Material supplied:
Segment Open

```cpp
int mpg_fcl_bvh_build(const double* vertices, int32_t n_vertices, const int32_t* triangles, int32_t n_triangles,
                      double* boxes, int32_t* links, int32_t* leaf_order) {
  if (n_triangles <= 0 || !vertices || !triangles || !boxes || !links || !leaf_order)
    return set_error(MPG_E_INVALID, "mpg_fcl_bvh_build: empty mesh or NULL buffer");
  for (int64_t i = 0; i < 3 * (int64_t)n_triangles; ++i)
    if (triangles[i] < 0 || triangles[i] >= n_vertices) return set_error(MPG_E_INVALID, "triangle vertex out of range");
  FclBvh B;
  B.box.resize(FB_STRIDE);
  B.link.resize(3);
  std::vector<int> prim((size_t)n_triangles);
  for (int t = 0; t < n_triangles; ++t) prim[t] = t;
  fcl_bvh_node(B, vertices, triangles, prim, 0, 0, n_triangles, 0);
  std::copy(B.box.begin(), B.box.end(), boxes);
  std::copy(B.link.begin(), B.link.end(), links);
  std::copy(prim.begin(), prim.end(), leaf_order);
  return (int)(B.link.size() / 3);
}

int mpg_last_error_copy(char* buf, size_t size) {
  const size_t len = g_last_error.size();
  if (buf && size > 0) {
// ... 71 lines not shown

int mpg_synchronize(int device) {
  HIP_TRY(hipSetDevice(device));
  HIP_TRY(hipDeviceSynchronize());
  return MPG_OK;
}

int mpg_world_create(const mpg_world_desc* d_in, int device, mpg_world** out) {
  if (!out) return set_error(MPG_E_INVALID, "out is NULL");
  *out = nullptr;
  int rc = validate(d_in);
  if (rc) return rc;
  mpg_world_desc dd = *d_in;
  std::vector<int32_t> lp_kin(dd.link_parent, dd.link_parent + dd.n_links);
  int n_free = 0;
  for (int32_t& p : lp_kin)
    if (p == MPG_LINK_FREE) {
      p = 0;
      ++n_free;
    }
  if (n_free) dd.link_parent = lp_kin.data();
  const mpg_world_desc* d = &dd;
  std::vector<double> geom_rec((size_t)G_STRIDE * std::max(d->n_geoms, 1), 0.0);
  for (int g = 0; g < d->n_geoms; ++g) geom_record(d, g, geom_rec.data() + (size_t)G_STRIDE * g);
  std::vector<double> obb((size_t)7 * std::max(d->n_geoms, 1), 0.0);
  for (int g = 0; g < d->n_geoms; ++g) {
    const double* r = geom_rec.data() + (size_t)G_STRIDE * g;
    for (int k = 0; k < 3; ++k) obb[7 * g + k] = r[G_OBB_C + k];
    for (int k = 0; k < 3; ++k) obb[7 * g + 3 + k] = r[G_OBB_E + k];
    obb[7 * g + 6] = r[G_RADIUS];
  }
  BpProgram bpp;
  bp_build(d, obb, bpp);
  size_t lds = 0;
  const int W = std::max(1, (d->n_pairs + 31) / 32);
  const int block = choose_block(cull_lds_per_thread(d->n_moving, bpp.n_saves, W), &lds);
  if (block < 0) return set_error(MPG_E_UNSUPPORTED, "world too large for the phase-A LDS budget");
  HIP_TRY(hipSetDevice(device));

  std::vector<double> static_rec((size_t)S_STRIDE * std::max(d->n_static, 1), 0.0);
  for (int s = 0; s < d->n_static; ++s) static_record(d, s, geom_rec.data(), static_rec.data() + (size_t)S_STRIDE * s);
  std::vector<int> gstart(std::max(d->n_geoms, 1), 0), ngroups(std::max(d->n_geoms, 1), 0);
  std::vector<double> hull;
  std::vector<int> cbase(std::max(d->n_geoms, 1), -1), geom_nbr(std::max(d->n_geoms, 1), -1), hull_nbr, wcell_end, wcell_end2, wcell_pre;
  std::vector<double> cell_rec, cell_ovf, wcell_rec, wcell_ovf, wcell_aux, nbr_ent;
  const int walk_subk =
      std::getenv("MPG_WALK_SUBK") ? std::max(1, std::min(8, std::atoi(std::getenv("MPG_WALK_SUBK")))) : kSubK;
  int big_words = 0;
  for (int g = 0; g < d->n_geoms; ++g) {
    if (d->geom_type[g] != MPG_GEOM_CONVEX) continue;
    const double* Vg = d->vertices + 3 * (size_t)d->geom_vertex_start[g];
    const int nvg = d->geom_vertex_count[g];
    std::vector<int> enc;
    const int nf = (int)d->geom_param[4 * g + 1];
    bool walk = nf > 0 && fcl_convex_neighbors(nvg, d->convex_face + (int64_t)d->geom_param[4 * g], nf, enc);
#ifdef MPG_DIAG
    if (std::getenv("MPG_DEBUG_NO_WALK")) walk = false;
#endif
    if (walk) {
      geom_nbr[g] = (int)(hull_nbr.size() / 2);
      if (nvg > kMaxWalkVerts) big_words = std::max(big_words, (nvg + 63) / 64);
      for (int i = 0; i < nvg; ++i) {
        const int st = enc[i], cnt = enc[st];
        hull_nbr.push_back((int)(nbr_ent.size() / 4));
        hull_nbr.push_back(cnt);
        for (int k = 1; k <= cnt; ++k) {
// ... 406 lines not shown
  const size_t o_al = bb.add(allowed.data(), allowed.size());
  const size_t o_cf = bb.add(pair_cf.data(), pair_cf.size());
  const size_t o_sT = bb.add(d->static_transform, 12 * (size_t)d->n_static);
  const size_t o_cs = bb.add(chain_start.data(), chain_start.size());
  const size_t o_cl = bb.add(chain_len.data(), chain_len.size());
  const size_t o_cj = bb.add(chain_joints.data(), chain_joints.size());
  const size_t o_ss = bb.add(sched_start.data(), sched_start.size());
  const size_t o_sp = bb.add(sched_pair.data(), sched_pair.size());
  const size_t o_so = bb.add(sched_other.data(), sched_other.size());
  const size_t o_sts = bb.add(st_start.data(), st_start.size());
  const size_t o_stm = bb.add(st_m.data(), st_m.size());
  const size_t o_str = bb.add(st_r.data(), st_r.size());
  const size_t o_pbd = bb.add(prism_bound.data(), prism_bound.size());
  const size_t o_amk = bb.add(all_mask.data(), all_mask.size());
  const size_t o_bjs = bb.add(bpp.jsrc.data(), bpp.jsrc.size());
  const size_t o_bjv = bb.add(bpp.jsave.data(), bpp.jsave.size());
  const size_t o_bja = bb.add(bpp.jaxis.data(), bpp.jaxis.size());
  const size_t o_bjp = bb.add(bpp.jplace.data(), bpp.jplace.size());
  const size_t o_bls = bb.add(bpp.link_start.data(), bpp.link_start.size());
  const size_t o_blo = bb.add(bpp.link_order.data(), bpp.link_order.size());
  const size_t o_blp = bb.add(bpp.lplace.data(), bpp.lplace.size());
  const size_t o_bos = bb.add(bpp.obj_start.data(), bpp.obj_start.size());
  const size_t o_boo = bb.add(bpp.obj_order.data(), bpp.obj_order.size());
  const size_t o_bmo = bb.add(bpp.moff.data(), bpp.moff.size());
  const size_t o_bmb = bb.add(bpp.mobj.data(), bpp.mobj.size());
  const size_t o_bsb = bb.add(bpp.sobj.data(), bpp.sobj.size());
  if (bpp.jobj_order.empty()) bpp.jobj_order.push_back(0);
  const size_t o_bjk = bb.add(bpp.jkind.data(), bpp.jkind.size());
  const size_t o_bjo = bb.add(bpp.jobj_start.data(), bpp.jobj_start.size());
  const size_t o_bjr = bb.add(bpp.jobj_order.data(), bpp.jobj_order.size());
  const size_t o_bop = bb.add(bpp.oplace.data(), bpp.oplace.size());
  const size_t o_boq = bb.add(bpp.oquat.data(), bpp.oquat.size());
  const size_t o_boc = bb.add(bpp.ocen.data(), bpp.ocen.size());
  const size_t o_olf = bb.add(oct_leaf.data(), oct_leaf.size());
  const size_t o_mtr = bb.add(mesh_tri.data(), mesh_tri.size());
  const size_t o_mnd = bb.add(mesh_node.data(), mesh_node.size());
  const size_t o_mln = bb.add(mesh_link.data(), mesh_link.size());
  const size_t o_mtt = bb.add(mesh_tree.data(), mesh_tree.size());
  const size_t o_lrec = bb.add(lat_rec.data(), lat_rec.size());
  const size_t o_fbb = bb.add(fbvh.box.data(), fbvh.box.size());
  const size_t o_fbl = bb.add(fbvh.link.data(), fbvh.link.size());
  const size_t o_fbr = bb.add(fb_root.data(), fb_root.size());
  const size_t o_tps = bb.add(tri_pos.data(), tri_pos.size());
  const size_t o_sob = bb.add(sobb.data(), sobb.size());
  const size_t o_ogr = bb.add(oct_grid.data(), oct_grid.size());
  const size_t o_oce = bb.add(oct_cells.data(), oct_cells.size());
  const size_t o_oli = bb.add(oct_list.data(), oct_list.size());
  const size_t o_opa = bb.add(oct_path.data(), oct_path.size());
  const size_t o_ode = bb.add(oct_depth.data(), oct_depth.size());
  std::vector<int> free_obj(n_free, 0);
  for (int m = 0; m < d->n_moving; ++m)
    if (d->moving_link[m] >= d->n_links - n_free) free_obj[d->moving_link[m] - (d->n_links - n_free)] = m;
  const size_t o_fob = n_free ? bb.add(free_obj.data(), free_obj.size()) : 0;

  std::unique_ptr<mpg_world> w(new mpg_world());
  w->device = device;
  w->n_geoms = d->n_geoms;
  w->geom_type_h.assign(d->geom_type, d->geom_type + d->n_geoms);
  w->block = block;
  w->lds_bytes = lds;
  w->blob_bytes = bb.bytes.size();
  {
    uint64_t h = 1469598103934665603ull;
    for (const char c : bb.bytes) h = (h ^ (uint8_t)c) * 1099511628211ull;
    w->snapshot_hash = h;
  }
  HIP_TRY(w->blob.reserve(w->blob_bytes));
  HIP_TRY(hipMemcpy(w->blob.get(), bb.bytes.data(), w->blob_bytes, hipMemcpyHostToDevice));
  char* base = w->blob.get();
  DevWorld& dw = w->dw;
  dw.nj = d->n_joints;
  dw.dof = d->dof;
  dw.n_links = d->n_links;
  dw.n_geoms = d->n_geoms;
  dw.n_moving = d->n_moving;
  dw.n_static = d->n_static;
  dw.n_pairs = d->n_pairs;
  dw.W = W;
  dw.mpr_tol = d->gjk_tolerance;
  dw.bp_margin = bp_margin;
  dw.small_margin = small_margin;
  dw.n_prism = n_prism;
  dw.prism_bound = to_cptr<double>(base + o_pbd);
  dw.pose_bound = pose_bound;
  dw.all_mask = to_cptr<int>(base + o_amk);
  dw.n_free = n_free;
  dw.far_r = far_r;
  dw.free_obj = to_cptr<int>(base + o_fob);
  dw.free_cur = nullptr;
  if (n_free) {
    w->free_host.resize((size_t)n_free * 7);
    for (int k = 0; k < n_free; ++k) {
      const double* lp = d->link_placement + 12 * (size_t)(d->n_links - n_free + k);
      double* p7 = w->free_host.data() + 7 * (size_t)k;
      for (int i = 0; i < 3; ++i) p7[i] = lp[9 + i];
      mat_to_quat(lp, &p7[3], &p7[4]);
    }
    HIP_TRY(w->free_dev.reserve(w->free_host.size()));
    HIP_TRY(hipMemcpy(w->free_dev.get(), w->free_host.data(), sizeof(double) * w->free_host.size(),
                      hipMemcpyHostToDevice));
    dw.free_cur = w->free_dev.get();
  }
#ifdef MPG_DIAG
  if (const char* m = std::getenv("MPG_DEBUG_MARGIN")) {
    dw.bp_margin = (float)std::atof(m);
    dw.small_margin = std::atof(m);
  }
#endif
  dw.debug_mode = 0;
#ifdef MPG_DIAG
  if (const char* e = std::getenv("MPG_DEBUG_CULL")) dw.debug_mode = std::atoi(e);
#endif
  dw.big_vis = nullptr;
  dw.big_busy = nullptr;
  dw.big_slots = 0;
  dw.big_words = big_words;
  if (big_words > 0) {
    dw.big_slots = 8192;
    HIP_TRY(w->big_vis.reserve((size_t)dw.big_slots * big_words));
    dw.big_vis = w->big_vis.get();
    HIP_TRY(hipMemset(dw.big_vis, 0, sizeof(unsigned long long) * (size_t)dw.big_slots * big_words));
    HIP_TRY(w->big_busy.reserve((size_t)dw.big_slots));
    dw.big_busy = w->big_busy.get();
    HIP_TRY(hipMemset(dw.big_busy, 0, sizeof(int) * (size_t)dw.big_slots));
  }
  dw.stats = nullptr;
  if (std::getenv("MPG_STATS") && std::atoi(std::getenv("MPG_STATS")) > 0) {
    const size_t n_stats = 64;
    HIP_TRY(w->stats.reserve(n_stats));
    dw.stats = w->stats.get();
    HIP_TRY(hipMemset(dw.stats, 0, n_stats * sizeof(unsigned long long)));
  }
  dw.joint_type = to_cptr<int>(base + o_jt);
  dw.joint_parent = to_cptr<int>(base + o_jp);
  dw.joint_q_source = to_cptr<int>(base + o_jqs);
  dw.joint_q_const = to_cptr<double>(base + o_jqc);
  dw.joint_axis = to_cptr<double>(base + o_ja);
  dw.joint_place = to_cptr<double>(base + o_jpl);
// ... 18 lines not shown
  dw.wcell_end = to_cptr<int>(base + o_wend);
  dw.wcell_end2 = to_cptr<int>(base + o_wend2);
  dw.wcell_pre = to_cptr<int>(base + o_wpre);
  dw.walk_subk = walk_subk;
  dw.moving_link = to_cptr<int>(base + o_ml);
  dw.moving_geom = to_cptr<int>(base + o_mg);
  dw.moving_offset = to_cptr<double>(base + o_mo);
  dw.static_geom = to_cptr<int>(base + o_sg);
  dw.static_rec = to_cptr<double>(base + o_srec);
  dw.pair_a = to_cptr<int>(base + o_pa);
  dw.pair_b = to_cptr<int>(base + o_pb);
  dw.pair_allowed = to_cptr<int>(base + o_al);
  dw.pair_cf = to_cptr<int>(base + o_cf);
  for (int p = 0; p < d->n_pairs; ++p) {
    w->has_closed_form |= pair_cf[p] != CF_NONE && !allowed[p];
    w->has_octree |= pair_cf[p] == CF_OCTREE && !allowed[p];
    w->octree_first |= pair_cf[p] == CF_OCTREE && !allowed[p] && obj_geom_type(d, d->pair_a[p]) == MPG_GEOM_OCTREE;
    w->any_closed_form |= pair_cf[p] != CF_NONE && cf_class(pair_cf[p]) == CLS_CLOSED;
    w->any_octree |= pair_cf[p] == CF_OCTREE;
    w->has_mesh |= pair_cf[p] == CF_MESH && !allowed[p];
    w->any_mesh |= pair_cf[p] == CF_MESH;
    w->any_gjk |= pair_cf[p] == CF_GJK;
    w->has_octree2 |= !allowed[p] && obj_geom_type(d, d->pair_a[p]) == MPG_GEOM_OCTREE &&
                      obj_geom_type(d, d->pair_b[p]) == MPG_GEOM_OCTREE;
  }
  dw.static_T = to_cptr<double>(base + o_sT);
  dw.link_chain_start = to_cptr<int>(base + o_cs);
  dw.link_chain_len = to_cptr<int>(base + o_cl);
  dw.chain_joints = to_cptr<int>(base + o_cj);
  auto I = [&](size_t o) { return to_cptr<int>(base + o); };
  dw.sched_start = I(o_ss);
  dw.sched_pair = I(o_sp);
  dw.sched_other = I(o_so);
  dw.st_start = I(o_sts);
  dw.st_m = I(o_stm);
  dw.st_r = to_cptr<float>(base + o_str);
  auto F = [&](size_t o) { return to_cptr<float>(base + o); };
  BpView& bp = dw.bp;
  bp.nj = d->n_joints;
  bp.n_links = d->n_links;
  bp.n_moving = d->n_moving;
  bp.n_static = d->n_static;
  bp.n_saves = bpp.n_saves;
  bp.joint_type = dw.joint_type;
  bp.joint_q_source = dw.joint_q_source;
  bp.joint_q_const = dw.joint_q_const;
  bp.jsrc = I(o_bjs);
  bp.jsave = I(o_bjv);
  bp.jaxis = F(o_bja);
  bp.jplace = F(o_bjp);
  bp.link_start = I(o_bls);
  bp.link_order = I(o_blo);
  bp.lplace = F(o_blp);
  bp.obj_start = I(o_bos);
  bp.obj_order = I(o_boo);
  bp.moving_link = dw.moving_link;
  bp.moff = F(o_bmo);
  bp.mobj = F(o_bmb);
  bp.sobj = F(o_bsb);
  bp.jkind = I(o_bjk);
  bp.jobj_start = I(o_bjo);
  bp.jobj_order = I(o_bjr);
  bp.oplace = F(o_bop);
  bp.oquat = F(o_boq);
  bp.ocen = F(o_boc);
  dw.oct_leaf = to_cptr<double>(base + o_olf);
  dw.oct_path = to_cptr<uint64_t>(base + o_opa);
  dw.oct_depth = to_cptr<int>(base + o_ode);
  dw.mesh_tri = to_cptr<double>(base + o_mtr);
  dw.mesh_node = to_cptr<double>(base + o_mnd);
  dw.mesh_link = to_cptr<int>(base + o_mln);
  dw.mesh_tree = to_cptr<int>(base + o_mtt);
  dw.fb_box = to_cptr<double>(base + o_fbb);
  dw.fb_link = to_cptr<int>(base + o_fbl);
  dw.fb_root = to_cptr<int>(base + o_fbr);
  dw.tri_pos = to_cptr<int>(base + o_tps);
  dw.sobb = to_cptr<double>(base + o_sob);
  dw.lat_rec = to_cptr<double>(base + o_lrec);
  dw.lat_rec_ok = lat_rec_ok ? 1 : 0;
  dw.oct_grid = to_cptr<double>(base + o_ogr);
  dw.oct_cells = I(o_oce);
  dw.oct_list = I(o_oli);
  int cus = 256;
  if (hipDeviceGetAttribute(&cus, hipDeviceAttributeMultiprocessorCount, device) != hipSuccess || cus <= 0) cus = 256;
  int per_cu = 0;
  if (hipOccupancyMaxActiveBlocksPerMultiprocessor(&per_cu, narrow_kernel<false>, 256, 0) != hipSuccess || per_cu <= 0)
    per_cu = 2;
  w->narrow_blocks = cus * per_cu;
  {
    auto& K = w->ik;
    K.cus = cus;
    K.chain_start = chain_start;
    K.chain_len = chain_len;
    K.chain_joints = chain_joints;
    K.joint_q_source.assign(d->joint_q_source, d->joint_q_source + d->n_joints);
    const size_t nd = (size_t)std::max(d->dof, 0);
    K.lo.assign(nd, -INFINITY);
    K.hi.assign(nd, INFINITY);
// ... 118 lines not shown
```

Segment Closed

Task prompt:
Wherever a line in the entries above holds "jsrc", copy that line.

Response:
  const size_t o_bjs = bb.add(bpp.jsrc.data(), bpp.jsrc.size());
  bp.jsrc = I(o_bjs);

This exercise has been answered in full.